D5Statistical analysisFabrication DetectionLayer 2 (Contextual)

Longitudinal Impossibility

Follows each participant across their study visits and checks that the changes from one visit to the next are biologically possible and naturally variable. A weight that jumps thirty kilograms in a month, a continuous lab value that repeats to the decimal across three visits, a trajectory that is implausibly smooth, or measurements with almost no within-person variation are all signs of fabricated or carried-forward longitudinal data.
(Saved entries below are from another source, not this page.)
_P = C.c_void_p
_SIGNATURES = {
    "cd_last_error": (C.c_char_p, []),
    "cd_abi_version": (C.c_int, []),
    "cd_device_check": (C.c_int, [C.c_char_p, C.c_int]),
    "cd_plan_create": (C.c_int, [C.POINTER(CdUnetDesc), C.POINTER(_P)]),
    "cd_plan_destroy": (C.c_int, [_P]),
    "cd_plan_num_weights": (C.c_int, [_P, C.POINTER(C.c_int)]),
    "cd_plan_weight_name": (C.c_int, [_P, C.c_int, C.c_char_p, C.c_int, C.POINTER(C.c_int64)]),
    "cd_plan_set_weight": (C.c_int, [_P, C.c_char_p, _P, C.c_int64, _P]),
    "cd_plan_set_weights": (C.c_int, [_P, C.c_int, C.POINTER(_P), _P]),
    "cd_plan_set_coords": (C.c_int, [_P, _P, _P, _P, _P]),
    "cd_plan_workspace_bytes": (C.c_int, [_P, C.c_int, C.POINTER(C.c_size_t)]),
    "cd_unet_forward": (C.c_int, [_P, C.c_int, _P, _P, _P, _P, _P, C.c_size_t, _P]),
    "cd_denoise": (C.c_int, [_P, C.c_int, _P, _P, _P, _P, _P, C.c_size_t, _P]),
    "cd_denoise_safe": (C.c_int, [_P, C.c_int, _P, _P, _P, _P, _P, C.c_size_t, C.POINTER(C.c_int), _P]),
    "cd_ddim_sample": (C.c_int, [_P, C.c_int, _P, _P, C.POINTER(CdStep), C.c_int, _P, C.c_uint64, C.c_uint64, C.c_uint64, _P, _P, _P,
                                 C.c_int, _P, C.c_size_t, _P]),
    "cd_plan_sampler_workspace_bytes": (C.c_int, [_P, C.c_int, C.c_int, C.c_int, C.c_int, C.POINTER(C.c_size_t)]),
    "cd_sampler_run": (C.c_int, [_P, C.c_int, _P, C.c_float, _P, C.c_int, C.c_int, C.POINTER(CdSamplerOp), C.c_int,
                                 C.POINTER(C.c_int32), _P, C.c_int, _P, C.c_uint64, C.c_uint64, C.c_uint64, _P, _P, _P, C.c_int,
                                 _P, C.c_size_t, _P]),
    "cd_randn": (C.c_int, [_P, C.c_int64, C.c_uint64, C.c_uint64, _P]),
    "cd_plan_grad_layout": (C.c_int, [_P, C.c_int, C.POINTER(C.c_int64), C.POINTER(C.c_int64)]),
    "cd_plan_train_workspace_bytes": (C.c_int, [_P, C.c_int, C.POINTER(C.c_size_t)]),
    "cd_plan_status": (C.c_int, [_P, C.POINTER(C.c_int), _P]),
    "cd_layer_forward": (C.c_int, [_P, C.POINTER(C.c_void_p), C.c_int, C.c_int, _P, _P, _P, _P, _P]),
    "cd_layer_denoise": (C.c_int, [_P, C.POINTER(C.c_void_p), C.c_int, C.c_int, _P, _P, _P, _P, _P]),
    "cd_layer_sample": (C.c_int, [_P, C.POINTER(C.c_void_p), C.c_int, C.c_int, _P, _P, _P, C.c_int, _P, _P, _P, _P, _P]),
    "cd_layer_sampler_run": (C.c_int, [_P, C.POINTER(C.c_void_p), C.c_int, C.c_int, _P, C.c_float, _P, C.c_int, C.c_int, _P, C.c_int,
                                       _P, _P, C.c_int, _P, C.c_uint64, C.c_uint64, C.c_uint64, _P, _P, _P, _P]),
    "cd_layer_train_workspace_bytes": (C.c_int, [_P, C.c_int, C.POINTER(C.c_size_t)]),
    "cd_layer_train_step": (C.c_int, [_P, C.POINTER(C.c_void_p), C.c_int, C.c_int, _P, _P, _P, _P, _P, _P, _P, C.c_size_t, _P]),
    "cd_layer_train_step_loss": (C.c_int, [_P, C.POINTER(C.c_void_p), C.c_int, C.c_int, _P, _P, _P, _P, C.c_int, _P, _P, _P, C.c_size_t,
                                           _P]),
    "cd_layer_loss": (C.c_int, [_P, C.POINTER(C.c_void_p), C.c_int, C.c_int, _P, _P, _P, _P, C.c_int, _P, _P, C.c_size_t, _P]),
    "cd_layer_vjp_workspace_bytes": (C.c_int, [_P, C.c_int, C.c_int, C.POINTER(C.c_size_t)]),
    "cd_layer_denoise_vjp": (C.c_int, [_P, C.POINTER(C.c_void_p), C.c_int, C.c_int, _P, _P, _P, _P, _P, _P, _P, C.c_size_t, _P]),
    "cd_reverse_norm": (C.c_int, [_P, _P, _P, _P, C.c_int, C.POINTER(C.c_int32), C.POINTER(C.c_float), C.c_float, C.c_float, _P]),
    "cd_reverse_norm_staged": (C.c_int, [_P, _P, _P, _P, C.c_int, C.POINTER(C.c_int32), C.POINTER(C.c_float), C.c_float, C.c_float,
                                         C.c_float, C.c_float, C.c_int, _P]),
    "cd_preprocess": (C.c_int, [_P, _P, _P, _P, _P, _P, C.c_int, C.POINTER(C.c_int32), C.POINTER(C.c_float), C.c_float, C.c_float,
                                C.c_float, C.c_int, C.c_float, _P]),
    "cd_adam_step": (C.c_int, [C.c_int, C.POINTER(C.c_void_p), C.POINTER(C.c_void_p), C.POINTER(C.c_void_p), C.POINTER(C.c_void_p),
                               C.POINTER(C.c_int64), C.c_double, C.c_double, C.c_double, C.c_float, C.c_float, C.c_int, _P]),
    "cd_train_step": (C.c_int, [_P, C.c_int, _P, _P, _P, _P, C.c_int, _P, _P, _P, C.c_size_t, _P]),
    "cd_plan_vjp_workspace_bytes": (C.c_int, [_P, C.c_int, C.c_int, C.POINTER(C.c_size_t)]),
    "cd_denoise_vjp": (C.c_int, [_P, C.c_int, _P, _P, _P, _P, _P, _P, _P, C.c_size_t, _P]),
    "cd_plan_bns_workspace_bytes": (C.c_int, [_P, C.c_int, C.c_int, C.POINTER(C.c_size_t)]),
    "cd_bns_theta_grad": (C.c_int, [_P, C.c_int, C.c_int, _P, _P, _P, _P, _P, _P, _P, C.c_size_t, _P]),
    "cd_set_conv_precision": (C.c_int, [C.c_char_p]),
    "cd_get_conv_precision": (C.c_char_p, []),
    "cd_profile_begin": (C.c_int, []),
    "cd_profile_end": (C.c_int, [C.c_char_p, C.c_int]),
    "cd_loss_hybrid_l2": (C.c_int, [_P, C.c_int, _P, _P, _P, _P, _P, _P, C.c_size_t, _P]),
    "cd_loss_hybrid": (C.c_int, [_P, C.c_int, _P, _P, _P, _P, C.c_int, _P, _P, C.c_size_t, _P]),
    "cd_op_to_channels_last": (C.c_int, [_P, _P, C.c_int, C.c_int, C.c_int64, _P]),
    "cd_op_to_ncdhw": (C.c_int, [_P, _P, C.c_int, C.c_int, C.c_int64, _P]),
    "cd_op_cyl_conv": (C.c_int, [_P, C.c_int, _P, C.c_int, _P, _P, _P, C.c_int, C.c_int, C.POINTER(C.c_int32),
                                 C.POINTER(C.c_int32), C.POINTER(C.c_int32), _P, _P]),
    "cd_op_zslide_conv": (C.c_int, [_P, C.c_int, _P, _P, _P, _P, C.POINTER(C.c_int), C.c_int, C.c_int, C.POINTER(C.c_int32), C.c_int,
                                    _P, _P]),
    "cd_op_cyl_conv_transpose": (C.c_int, [_P, _P, _P, _P, C.c_int, C.c_int, C.POINTER(C.c_int32), C.c_int, C.c_int,
                                           C.POINTER(C.c_int32), _P, _P]),
    "cd_op_init_conv": (C.c_int, [_P, _P, _P, _P, C.c_int, C.c_int, C.c_int, C.POINTER(C.c_int32), _P, _P]),
    "cd_op_group_norm": (C.c_int, [_P, _P, _P, _P, C.c_int, C.c_int, C.c_int64, C.c_int, C.c_int, _P, _P, _P, _P]),
    "cd_op_resnet_block": (C.c_int, [_P, C.c_int, _P, C.c_int, C.POINTER(_P), _P, _P, C.c_int, C.c_int,
                                     C.POINTER(C.c_int32), C.c_int, _P, C.c_size_t, _P]),
    "cd_op_linear_attention": (C.c_int, [_P, C.POINTER(_P), _P, C.c_int, C.c_int, C.POINTER(C.c_int32), _P, C.c_size_t, _P]),
    "cd_op_conv_backward": (C.c_int, [_P, C.c_int, _P, C.c_int, _P, _P, _P, _P, _P, C.c_int, C.c_int, C.POINTER(C.c_int32),
                                      C.POINTER(C.c_int32), C.POINTER(C.c_int32), _P, C.c_size_t, _P]),
    "cd_op_conv_transpose_backward": (C.c_int, [_P, _P, _P, _P, _P, _P, C.c_int, C.c_int, C.POINTER(C.c_int32), C.c_int, C.c_int,
                                                C.POINTER(C.c_int32), _P, C.c_size_t, _P]),
    "cd_op_group_norm_backward": (C.c_int, [_P, _P, _P, _P, _P, _P, _P, _P, C.c_int, C.c_int, C.c_int64, C.c_int, C.c_int, _P,
                                            C.c_size_t, _P]),
    "cd_op_scratch_bytes": (C.c_size_t, [C.c_int, C.c_int, C.c_int64]),
}
EXPORTED_SYMBOLS = tuple(_SIGNATURES)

The indicator runs four such checks per variable, subject by subject.

Technical description

A contextual screen for fabricated longitudinal individual-patient data. It locates a subject-identifier column and a time/visit column, sorts by subject and time, and examines each numeric variable along each subject's visits. Four checks: impossible jumps (visit-to-visit absolute change exceeding a per-variable maximum from a biological-change-thresholds dictionary); copy-forward (three or more identical consecutive values within a subject on a CONTINUOUS variable, with continuity judged across the whole column so a copied run of whole numbers is not missed); autocorrelation (mean lag-one autocorrelation across subjects above 0.95, indicating artificially smooth trajectories); and variability ratio (mean within-subject SD over between-subject SD below 0.1, meaning each subject barely moves). The jump and copy-forward counts plus the variability flag set the score.

How it works

Layer 2 (contextual): after sorting by subject and time, each numeric variable (not the subject or time column) is analysed. Per subject, visit-to-visit absolute differences above the variable's threshold are counted as impossible jumps; on continuous variables, a run of three or more identical consecutive values is a copy-forward. Across subjects, a mean lag-one autocorrelation above 0.95 is flagged, and a mean within-subject SD over pooled between-subject SD below 0.1 is flagged. Score: three or more jumps add 2.5 (one or two add 1.5); three or more copy-forwards add 2.5 (one or two add 1.0); low variability adds 1.0; capped at 5.0. The within/between variability ratio is also reported as the intraclass correlation (between-subject variance over total), which approaches one as the within-subject spread vanishes. Metadata records subjects_checked, impossible_jumps, copy_forwards, low_variability_ratio, max_autocorr (the highest mean lag-one autocorrelation across variables), and max_intraclass_correlation.

Why this matters

Longitudinal individual-patient data is unusually revealing because it constrains not just each value but the path between values, and fabricators struggle to make those paths realistic. Carlisle found that access to raw longitudinal data dramatically increased detection of false data and zombie trials, because impossible changes and carried-forward values become visible only at the per-subject level. His earlier re-analyses established impossible and improbable values as integrity signals, and the classic biostatistical account of fraud lists carried-forward and implausibly smooth records among the markers. The four checks target distinct fabrication shortcuts: inventing a value ignores physiology (impossible jumps), copying a value produces exact repeats, generating a smooth trend produces excessive autocorrelation, and assigning near-constant trajectories collapses within-subject variability. The score rewards their accumulation.

Score thresholds

0: Visit-to-visit changes are plausible and naturally variable.
2-3: A few impossible jumps or copy-forward runs, or suspiciously low within-subject variability.
4-5: Systematic impossible changes or carried-forward values across subjects.

Limitations

Requires individual-patient data with both a recognisable subject identifier and a time/visit column, so cross-sectional or summary-only data is out of scope. The impossible-jump check works only for variables in the biological-change-thresholds dictionary. The copy-forward check applies only to continuous variables, since integer-scale measures (a stage, a count) legitimately repeat across visits, so a fabricated integer series is not caught here. Genuine clinical reality can produce some patterns: a stable patient on treatment shows low within-subject variability, and a slowly drifting biomarker is highly autocorrelated, so a flag prompts inspection. The thresholds (0.95 autocorrelation, 0.1 variability ratio, dictionary change limits) are directional. Cross-sectional duplication and distributional checks are other D-series indicators.